(About this exercise) Review the listing and copy each line that holds the word "kact".

─── Entries provided ───

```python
class WaeError(RuntimeError):
# ... 14 lines not shown
    "wae_p1_assemble_cpoint", "wae_p1_assemble_boundary_cpoint", "wae_p2_assemble_cpoint", "wae_p2_assemble_boundary_cpoint",
    "wae_p1_assemble_source", "wae_p1_assemble_source_cpoint", "wae_p2_assemble_source", "wae_p2_assemble_source_cpoint", "wae_forced_response",
    "wae_p2_shape_sensitivity", "wae_p1_shape_sensitivity_cpoint", "wae_p2_shape_sensitivity_cpoint", "wae_p2_shape_sensitivity_flame",
    "wae_bloch_numbering", "wae_bloch_numbering_info", "wae_bloch_numbering_get", "wae_bloch_numbering_free", "wae_bloch_fold",
    "wae_octosplit", "wae_octosplit_info", "wae_octosplit_get", "wae_octosplit_prolong", "wae_octosplit_free",
    "wae_octosplit_prolongator", "wae_solver_setup_nested",
    "wae_octosplit_p2_info", "wae_octosplit_prolongator_p2", "wae_octosplit_prolong_p2", "wae_p2_embedding",
    "wae_locator_create", "wae_locator_info", "wae_locator_find", "wae_locator_set_p2", "wae_locator_weights", "wae_locator_sample",
    "wae_locator_free",
]
BLOCH_IMAGE, BLOCH_AXIS = 1, 2
TALL_MAXCOLS = 64

(VEC_DOTS, VEC_NORMS, VEC_DOTS_MULTI, VEC_AXPY_NEG, VEC_LINCOMB, VEC_LINCOMB_ADD, VEC_AXPY_NEG_NORM, VEC_AXPY_NEG_MULTI, VEC_DOTS2, VEC_AXPY2,
 VEC_LINCOMB_REP, VEC_SCALE_INV, VEC_MASK_COLS, VEC_EXTRACT_COLS, VEC_BEYN_ACCUM, VEC_PT_GEMM_BATCH, VEC_PT_AXPBY_COLS,
 VEC_PT_PROJECT, VEC_DENSE) = range(19)
GMRES_INIT, GMRES_STEP, GMRES_PAIR, GMRES_SOLVE_Y = range(4)


def lib():
    global _lib
    if _lib is not None:
        return _lib
    if not os.path.exists(LIB_PATH):
        raise ImportError(f"{LIB_PATH} not found: build it with `python -c 'import __graft_entry__ as g; g.build()'` "
                          "(hipcc --offload-arch=gfx950). There is no CPU fallback for the product path.")
    L = C.CDLL(LIB_PATH)
    dp = C.POINTER(C.c_double)
    vpp = C.POINTER(C.c_void_p)
    L.wae_last_error.restype = C.c_char_p
    L.wae_version.restype = C.c_char_p
# ... 248 lines not shown
```

### wavesandeigenvalues.jl_amd/csrc/beyn.hip

```cpp
#include <cmath>

#include "solver.h"

static void small_solve(std::vector<zc> &A, std::vector<zc> &b, int n) {
    std::vector<char> dead(n, 0);
    double amax = 0.0;
    for (const zc &a : A) amax = std::max(amax, std::abs(a));
    for (int k = 0; k < n; ++k) {
        int p = k;
        double best = 0.0;
        for (int i = k; i < n; ++i) { const double v = std::abs(A[(size_t)k * n + i]); if (v > best) { best = v; p = i; } }
        if (!(best > 1e-14 * amax)) { dead[k] = 1; continue; }
        if (p != k) {
            for (int j = 0; j < n; ++j) std::swap(A[(size_t)j * n + k], A[(size_t)j * n + p]);
            std::swap(b[k], b[p]);
        }
        const zc inv = 1.0 / A[(size_t)k * n + k];
        for (int i = k + 1; i < n; ++i) {
            const zc f = A[(size_t)k * n + i] * inv;
            if (f == zc(0)) continue;
            for (int j = k + 1; j < n; ++j) A[(size_t)j * n + i] -= f * A[(size_t)j * n + k];
            b[i] -= f * b[k];
        }
    }
// ... 24 lines not shown
    R.wait_w();
    if (R.W.n < R.kact.size() * (size_t)cap * vecl) {
        const size_t need = R.kact.size() * (size_t)cap * vecl;
        const int dev = h->device;
        RbState *Rp = &R;
        R.w_job = std::async(std::launch::async, [Rp, need, dev]() {
            HIP_CHECK(hipSetDevice(dev));
            Rp->W.alloc(need);
        });
    }
    R.Hk.assign(R.kact.size() * (size_t)cap * cap * l, zc(0));
    R.g.assign((size_t)cap * l, zc(0));
    R.Vi.reserve(vecl);
    HIP_CHECK(hipMemcpyAsync(R.Vi.p, Vinter, vecl * sizeof(cplx), hipMemcpyDeviceToDevice, h->stream));
    R.vi_valid = true;
    R.hb.reserve((size_t)4 * (cap + 4) * l); R.alpha.reserve(l); R.alpha2.reserve((size_t)cap * l);
}

static void rb_append_block(wae_family *h, int cnt, const std::vector<std::vector<std::vector<zc>>> &pck) {
    RbState &R = h->rb;
    hipStream_t st = h->stream;
    const int64_t d = h->d;
    const int l = R.l, cap = R.cap, S = R.S;
    const size_t vecl = (size_t)d * l;
    std::vector<cplx> hh((size_t)(S + cnt) * cnt * l), n0((size_t)cnt * l), n1(l);
    const OpDev A0 = h->ops[0].dev(WAE_OP_N);
    cplx *qn = R.Q + (size_t)S * vecl;
    for (int j = 0; j < cnt; ++j) launch_norms(qn + (size_t)j * vecl, d, l, h->partial.p, R.hb.p + (size_t)j * l, st);
    rb_d2h(h, R.hb.p, n0.data(), (size_t)cnt * l);
    static const bool multi_axpy = !(getenv("WAE_RB_MULTI_AXPY") && atoi(getenv("WAE_RB_MULTI_AXPY")) == 0);
    const bool fits = (size_t)S * cnt * l * sizeof(cplx) <= 60 * 1024;
// ... 21 lines not shown
        }
        launch_norms(q, d, l, h->partial.p, R.hb.p, st);
        rb_d2h(h, R.hb.p, n1.data(), l);
        for (int c = 0; c < l; ++c) {
            const double nrm0 = n0[(size_t)j * l + c].x;
            n1[c] = (n1[c].x > 1e-9 * nrm0 && nrm0 > 0.0) ? cplx{n1[c].x, 0.0} : cplx{0.0, 0.0};
        }
        R.alpha.upload(n1.data(), l, st);
        launch_scale_inv(q, R.alpha.p, q, d, l, st);
        HIP_CHECK(hipStreamSynchronize(st));
    }
    launch_dots_multi(qn, vecl, cnt, R.Vi.p, vecl, 1, d, l, h->partial.p, R.hb.p, st);
    rb_d2h(h, R.hb.p, hh.data(), (size_t)cnt * l);
    for (int j = 0; j < cnt; ++j)
        for (int c = 0; c < l; ++c) R.g[(size_t)(S + j) * l + c] = zc(hh[(size_t)j * l + c].x, hh[(size_t)j * l + c].y);
    for (size_t ki = 0; ki < R.kact.size(); ++ki) {
        R.wait_w();
        cplx *Wk = R.W.p + ki * (size_t)cap * vecl;
        cplx *wn = Wk + (size_t)S * vecl;
        upload_pc(h, pck[ki]);
        for (int j = 0; j < cnt; ++j)
            launch_spmv(A0, pc_level(h, 0), l, qn + (size_t)j * vecl, wn + (size_t)j * vecl, nullptr, 0.0, l, MODE_AX, st);
        zc *H = &R.Hk[ki * (size_t)cap * cap * l];
        launch_dots_multi(R.Q, vecl, S + cnt, wn, vecl, cnt, d, l, h->partial.p, R.hb.p, st);
        rb_d2h(h, R.hb.p, hh.data(), (size_t)(S + cnt) * cnt * l);
        for (int i = 0; i < S + cnt; ++i)
            for (int j = 0; j < cnt; ++j)
                for (int c = 0; c < l; ++c) {
                    const cplx v = hh[((size_t)i * cnt + j) * l + c];
                    H[((size_t)(S + j) * cap + i) * l + c] = zc(v.x, v.y);
                }
        zc herm_factor(0);
        bool herm = false;
        {
            static const bool herm_on = !(getenv("WAE_RB_HERMITIAN") && atoi(getenv("WAE_RB_HERMITIAN")) == 0);
            const int kterm = R.kact[ki], pl = h->term_plane[kterm];
            const LevelOp &L0 = h->ops[0];
            for (size_t g = 0; g < L0.groups.size() && herm_on && !herm; ++g)
                for (int q = 0; q < L0.groups[g].nplanes; ++q)
                    if (h->slot_plane[0][(size_t)L0.groups[g].plane0 + q] == pl && L0.groups[g].symmetric && L0.groups[g].is_real) {
// ... 208 lines not shown
            const bool guess = p.guess && R.S > 0;
            const double ta = now_s();
            if (guess) {
                std::vector<cplx> Y;
                if (next_Y.valid()) {
                    Y = next_Y.get();
                    if (p0 + spc < npts) next_Y = launch_coeffs(p0 + spc);
                } else {
                    Y = rb_guess_coeffs(h, p.coeff_table + (size_t)p0 * 2 * T, ns);
                }
                rb_apply_guess(h, Y, ns, h->Xs.p);
            }
            const double tb = now_s();
            h->vc_light = guess && p.light_cycle;
            const int its = solve_chunk(h, bt, pcs, h->Bs.p, h->Xs.p, p.tol, p.maxit, &ci.li, nullptr, guess);
            launch_beyn_accum(h->Xs.p, bt.nb, d, lg, ns, h->zw_dev.p, h->zw_dev.p + ns, npow, Ad, st, p.l_total, p.col0 + cg, h->perm());
            if (rbdbg) HIP_CHECK(hipStreamSynchronize(st));
            const double tc = now_s();
            if (p.keep == BeynPass::raw_to_store) {
                for (int s = 0; s < ns; ++s)
                    launch_extract_cols(h->Xs.p, bt.nb, s * l, l, Q + (size_t)(p.slot0 + p0 + s) * vecl, d, st);
            } else if (p.keep == BeynPass::into_basis || (its > p.enrich_its && R.S + ns <= R.cap)) {
                for (int s = 0; s < ns; ++s)
                    launch_extract_cols(h->Xs.p, bt.nb, s * l, l, Q + (size_t)(R.S + s) * vecl, d, st);
                rb_append(h, ns);
            }
            if (rbdbg) {
                HIP_CHECK(hipStreamSynchronize(st));
                t_guess += tb - ta; t_solve += tc - tb; t_append += now_s() - tc;
            }
        }
// ... 78 lines not shown
```

### wavesandeigenvalues.jl_amd/csrc/debug.hip

```cpp
#include <algorithm>
#include <vector>

#include "solver.h"

namespace {
struct StreamGuard {
    hipStream_t s = nullptr;
    ~StreamGuard() { if (s) (void)hipStreamDestroy(s); }
};
int64_t span(int64_t nv, int64_t stride, int64_t blk) { return nv > 0 ? (nv - 1) * stride + blk : 0; }
void fill_xorshift(std::vector<cplx> &hx) {
    uint64_t s = 0x9E3779B97F4A7C15ull;
    for (auto &v : hx) { s ^= s << 13; s ^= s >> 7; s ^= s << 17; v.x = (double)(s & 0xFFFFF) / 524288.0 - 1.0; v.y = (double)((s >> 20) & 0xFFFFF) / 524288.0 - 1.0; }
}
template <class F> double mean_ms(hipStream_t st, int reps, F &&one) {
    for (int i = 0; i < 3; ++i) one();
    hipEvent_t e0, e1;
    HIP_CHECK(hipEventCreate(&e0));
    HIP_CHECK(hipEventCreate(&e1));
    HIP_CHECK(hipEventRecord(e0, st));
    for (int i = 0; i < reps; ++i) one();
    HIP_CHECK(hipEventRecord(e1, st));
    HIP_CHECK(hipEventSynchronize(e1));
    float ms = 0.f;
// ... 47 lines not shown
            cplx *out = need(2, (int64_t)nv * nb);
            if (scale) launch_dots_scaled(V, (size_t)stride, nv, W, n, (int)nb, want_partial(), out, scale, st, mask());
            else launch_dots(V, (size_t)stride, nv, W, n, (int)nb, want_partial(), out, st, mask());
            break;
        }
        case WAE_VEC_NORMS:
            launch_norms(need(0, blk), n, (int)nb, want_partial(), need(1, nb), st, mask());
            break;
        case WAE_VEC_DOTS_MULTI: {
            const int nv = count_of(2), nw = count_of(3);
            WAE_REQUIRE(nw >= 1 && nw <= 4, "nw in 1..4");
            const cplx *V = need(0, span(nv, S(4), blk)), *W = need(1, span(nw, S(5), blk));
            launch_dots_multi(V, (size_t)S(4), nv, W, (size_t)S(5), nw, n, (int)nb, want_partial(), need(2, (int64_t)nv * nw * nb), st);
            break;
        }
        case WAE_VEC_AXPY_NEG: case WAE_VEC_LINCOMB: case WAE_VEC_LINCOMB_ADD: {
            const int nv = count_of(2);
            const cplx *V = need(0, span(nv, S(3), blk)), *c = need(1, (int64_t)nv * nb);
            cplx *W = need(2, blk);
            if (op == WAE_VEC_AXPY_NEG) launch_axpy_neg(V, (size_t)S(3), nv, c, W, n, (int)nb, st, mask());
            else if (op == WAE_VEC_LINCOMB) launch_lincomb(V, (size_t)S(3), nv, c, W, n, (int)nb, st);
            else launch_lincomb_add(V, (size_t)S(3), nv, c, W, n, (int)nb, st);
            break;
        }
        case WAE_VEC_AXPY_NEG_NORM: {
            const int nv = count_of(2);
            const cplx *V = need(0, span(nv, S(3), blk)), *h = need(1, (int64_t)nv * nb), *base = opt(4, blk);
            cplx *W = need(2, blk), *norms = need(3, nb), *inv = opt(5, nb);
            launch_axpy_neg_norm(V, (size_t)S(3), nv, h, W, n, (int)nb, want_partial(), norms, st, mask(), base, inv);
            break;
// ... 27 lines not shown
            launch_lincomb_rep(need(0, span(nv, S(3), n * l)), (size_t)S(3), nv, need(1, (int64_t)nv * nb), need(2, blk), n, (int)nb, (int)l, st);
            break;
        }
        case WAE_VEC_SCALE_INV:
            launch_scale_inv(need(0, blk), need(1, nb), need(2, blk), n, (int)nb, st, mask());
            break;
        case WAE_VEC_MASK_COLS:
            launch_mask_cols(need(0, blk), need(1, nb), n, (int)nb, st);
            break;
        case WAE_VEC_EXTRACT_COLS: {
            const int64_t off = S(2), l = S(3);
            WAE_REQUIRE(l >= 1 && off + l <= nb, "columns off .. off+l-1 must lie inside the batch");
            launch_extract_cols(need(0, blk), (int)nb, (int)off, (int)l, need(1, n * l), n, st);
            break;
        }
        case WAE_VEC_BEYN_ACCUM: {
            const int64_t l = S(2), nsys = S(3), npow = S(4), lA = S(5) > 0 ? S(5) : l, c0 = S(6);
            WAE_REQUIRE(l >= 1 && nsys >= 1 && nsys * l <= nb && npow >= 1 && npow <= 64 && c0 + l <= lA && lA <= 4096, "bad moment shape");
            if (perm) {
                for (int64_t i = 0; i < n; ++i) WAE_REQUIRE(perm[i] >= 0 && perm[i] < n, "perm entry out of range");
                pm.upload(perm, (size_t)n, st);
            }
            launch_beyn_accum(need(0, blk), (int)nb, n, (int)l, (int)nsys, need(1, nsys), need(2, nsys), (int)npow, need(3, npow * lA * n), st,
                              (int)S(5), (int)c0, perm ? pm.p : nullptr);
            break;
        }
        case WAE_VEC_PT_GEMM_BATCH: {
            const int k = count_of(2), T = count_of(4);
            WAE_REQUIRE(k >= 1 && T >= 1, "k >= 1, T >= 1");
            launch_pt_gemm_batch(need(0, span(k, S(3), blk)), (size_t)S(3), k, need(1, (int64_t)k * T * nb), need(2, blk * T), n, T, (int)nb, st);
            break;
        }
        case WAE_VEC_PT_AXPBY_COLS:
            launch_pt_axpby_cols(need(0, 2 * nb), need(1, blk), need(2, blk), need(3, blk), n, (int)nb, st);
            break;
        case WAE_VEC_PT_PROJECT: {
            const int nd = count_of(2);
            WAE_REQUIRE(nd >= 1, "nd >= 1");
            launch_pt_project(need(0, blk), need(1, blk), need(2, (int64_t)nd * nb), nd, n, (int)nb, st);
// ... 443 lines not shown
```

### wavesandeigenvalues.jl_amd/csrc/family.h

```cpp
#pragma once
#include <algorithm>
#include <chrono>
#include <future>

#include "amg.h"
#include "tiles.h"

struct RbState {
    cplx *Q = nullptr;
    int cap = 0, l = 0, S = 0;
    std::vector<int> kact;
    std::vector<zc> Hk;
    std::vector<zc> g;
    DevBuf<cplx> W, Vi, hb, alpha, alpha2, ycoef;
    std::future<void> w_job;
    void wait_w() { if (w_job.valid()) w_job.get(); }
    bool vi_valid = false;
    ~RbState() { if (w_job.valid()) w_job.wait(); }
};

struct wae_family {
    bool vc_light = false;
    int device = 0;
    hipStream_t stream = nullptr;
    int64_t d = 0;
    int T = 0;
    std::vector<int> term_plane;
    std::vector<zc> term_scale;
    std::vector<int64_t> term_nnz;
    int nplanes = 0;
    std::vector<CsrZ> planes0;
    std::vector<int> perm_h;
    DevBuf<int> perm_dev;
    std::vector<int> tile_row_ptr;
    const int *perm() const { return perm_dev.p; }
    std::vector<LevelOp> ops;
    std::vector<std::vector<int>> slot_plane;
    std::vector<Transfer> xfer;
    int64_t nc = 0;
    DevBuf<cplx> dense_planes, Ainv;
    DevBuf<int> dstatus;
    bool solver_ready = false;
    double jac_w = 0.8;
    double jac_w_post = 0.9;
    double jac_w_light = 0.5;
    int nsweeps = 1, restart = 30, NB = 64;
    std::vector<DevBuf<cplx>> lx, lb, lt;
    DevBuf<cplx> V, W, Z, Xs, Bs, U, partial, hdev, ydev, pcdev, one_dev, io_a, io_b, zw_dev;
    DevBuf<cplx> vsq;
    DevBuf<cplx> rbQ;
// ... 73 lines not shown
```

### wavesandeigenvalues.jl_amd/csrc/setup.hip

```cpp
#include <atomic>
#include <cmath>
#include <exception>
#include <limits>
#include <map>
#include <memory>
#include <tuple>

#include "family.h"

OpDev LevelOp::dev(int op) const {
    OpDev o;
    memset(&o, 0, sizeof(o));
    o.ngroups = (int)groups.size();
    o.nplanes_total = nplanes;
    o.n = n;
    o.diag = diag.p;
    o.conj_diag = (op == WAE_OP_C) ? 1 : 0;
    o.tiles = !tiles.ready ? nullptr : (op == WAE_OP_N || tiles.all_symmetric) ? &tiles.dev : (tiles.ready_t ? &tiles.dev_t : nullptr);
    {
        const LongRows &LR = (op == WAE_OP_N) ? long_n : long_t;
        o.nlong = LR.n;
        o.long_rows = LR.rows.p; o.long_ptr = LR.ptr.p; o.long_col = LR.col.p; o.long_slot = LR.slot.p;
        o.long_val = LR.val.p; o.long_acc = LR.acc.p; o.long_part = LR.part.p;
        o.long_conj = (op == WAE_OP_C) ? 1 : 0;
// ... 608 lines not shown
            h->term_plane[k] = (int)h->planes0.size();
            h->term_scale[k] = 1.0;
            h->planes0.push_back(std::move(A));
        }
    }
    h->nplanes = (int)h->planes0.size();
}
static void renumber_fine_level(wae_family *h, const SetupEnv &env) {
    const double tq0 = now_s();
    TilePlan plan = plan_tiles(union_pattern(h->planes0), 256, env.wcap, TILE_THICK);
    const double tq1 = now_s();
    if (!plan.perm.empty()) {
        host_ranges(h->nplanes, h->nplanes, [&](int64_t q, int64_t, int) { h->planes0[q] = permute_symmetric(h->planes0[q], plan.perm, plan.iperm); });
        h->perm_h = plan.perm;
        h->perm_dev.upload(h->perm_h.data(), h->perm_h.size(), h->stream);
        h->tile_row_ptr = plan.row_ptr;
    }
    if (env.debug)
        fprintf(stderr, "[create] tile plan %.3f s (%zu tiles, largest window %d), permutation of the planes %.3f s\n", tq1 - tq0,
                plan.row_ptr.empty() ? (size_t)0 : plan.row_ptr.size() - 1, plan.wmax, now_s() - tq1);
}

extern "C" int wae_family_create(wae_family **out, int64_t d, int32_t T, int32_t index_bytes, int32_t base, int32_t orientation,
                                 const void *const *ptr, const void *const *idx, const double *const *val, int32_t device) {
    return wae_family_create_opts(out, d, T, index_bytes, base, orientation, ptr, idx, val, device, nullptr, 0);
}

extern "C" int wae_family_create_opts(wae_family **out, int64_t d, int32_t T, int32_t index_bytes, int32_t base, int32_t orientation,
                                      const void *const *ptr, const void *const *idx, const double *const *val, int32_t device,
                                      const double *opts, int32_t nopts) {
// ... 491 lines not shown
```

### wavesandeigenvalues.jl_amd/csrc/vec.hip

```cpp
#include <type_traits>
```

───

(Answer to the exercise)
    if (R.W.n < R.kact.size() * (size_t)cap * vecl) {
        const size_t need = R.kact.size() * (size_t)cap * vecl;
    R.Hk.assign(R.kact.size() * (size_t)cap * cap * l, zc(0));
    for (size_t ki = 0; ki < R.kact.size(); ++ki) {
            const int kterm = R.kact[ki], pl = h->term_plane[kterm];
    std::vector<int> kact;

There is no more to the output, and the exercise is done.